Take each line in the entries below that holds "csrc" and show it.
[Opening Dataset records section]
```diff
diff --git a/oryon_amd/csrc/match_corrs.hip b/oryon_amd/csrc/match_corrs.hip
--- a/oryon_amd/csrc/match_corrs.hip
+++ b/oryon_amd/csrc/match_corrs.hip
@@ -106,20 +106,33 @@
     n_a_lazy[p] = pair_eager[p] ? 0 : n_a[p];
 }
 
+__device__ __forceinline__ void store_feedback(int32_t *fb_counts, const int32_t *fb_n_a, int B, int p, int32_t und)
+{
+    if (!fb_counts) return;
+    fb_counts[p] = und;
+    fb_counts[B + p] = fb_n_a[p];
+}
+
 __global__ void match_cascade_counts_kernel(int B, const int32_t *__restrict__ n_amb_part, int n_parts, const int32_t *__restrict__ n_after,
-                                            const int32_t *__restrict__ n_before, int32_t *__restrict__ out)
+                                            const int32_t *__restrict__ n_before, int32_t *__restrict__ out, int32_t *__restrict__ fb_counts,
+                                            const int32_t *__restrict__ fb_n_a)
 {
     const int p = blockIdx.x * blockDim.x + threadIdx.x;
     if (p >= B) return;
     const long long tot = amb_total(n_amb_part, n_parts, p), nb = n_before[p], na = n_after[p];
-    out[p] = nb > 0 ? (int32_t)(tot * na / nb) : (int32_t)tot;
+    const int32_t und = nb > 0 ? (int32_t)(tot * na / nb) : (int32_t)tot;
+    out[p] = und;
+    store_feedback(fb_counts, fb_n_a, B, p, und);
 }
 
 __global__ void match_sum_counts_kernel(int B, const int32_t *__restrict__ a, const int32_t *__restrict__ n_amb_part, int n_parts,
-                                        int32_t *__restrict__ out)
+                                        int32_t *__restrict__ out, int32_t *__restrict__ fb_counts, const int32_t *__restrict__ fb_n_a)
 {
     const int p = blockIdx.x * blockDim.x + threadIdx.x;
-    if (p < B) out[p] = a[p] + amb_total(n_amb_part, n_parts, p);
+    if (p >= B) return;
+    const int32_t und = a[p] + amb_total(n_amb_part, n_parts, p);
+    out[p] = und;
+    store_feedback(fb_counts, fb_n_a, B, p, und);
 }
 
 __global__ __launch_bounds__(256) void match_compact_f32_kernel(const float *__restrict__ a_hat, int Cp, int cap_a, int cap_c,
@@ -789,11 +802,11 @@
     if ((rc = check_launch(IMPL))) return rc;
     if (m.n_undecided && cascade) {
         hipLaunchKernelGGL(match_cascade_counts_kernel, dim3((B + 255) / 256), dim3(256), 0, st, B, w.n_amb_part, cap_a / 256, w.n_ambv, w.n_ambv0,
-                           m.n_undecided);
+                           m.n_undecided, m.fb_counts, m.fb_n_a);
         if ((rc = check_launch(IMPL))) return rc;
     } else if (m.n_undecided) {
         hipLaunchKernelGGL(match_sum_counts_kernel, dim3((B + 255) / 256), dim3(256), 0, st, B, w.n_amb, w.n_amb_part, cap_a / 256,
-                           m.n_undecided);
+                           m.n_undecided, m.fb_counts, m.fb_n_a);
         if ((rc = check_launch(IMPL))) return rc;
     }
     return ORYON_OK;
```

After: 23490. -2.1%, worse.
[Closing Dataset records section]
▸ Exercise response
diff --git a/oryon_amd/csrc/match_corrs.hip b/oryon_amd/csrc/match_corrs.hip
--- a/oryon_amd/csrc/match_corrs.hip
+++ b/oryon_amd/csrc/match_corrs.hip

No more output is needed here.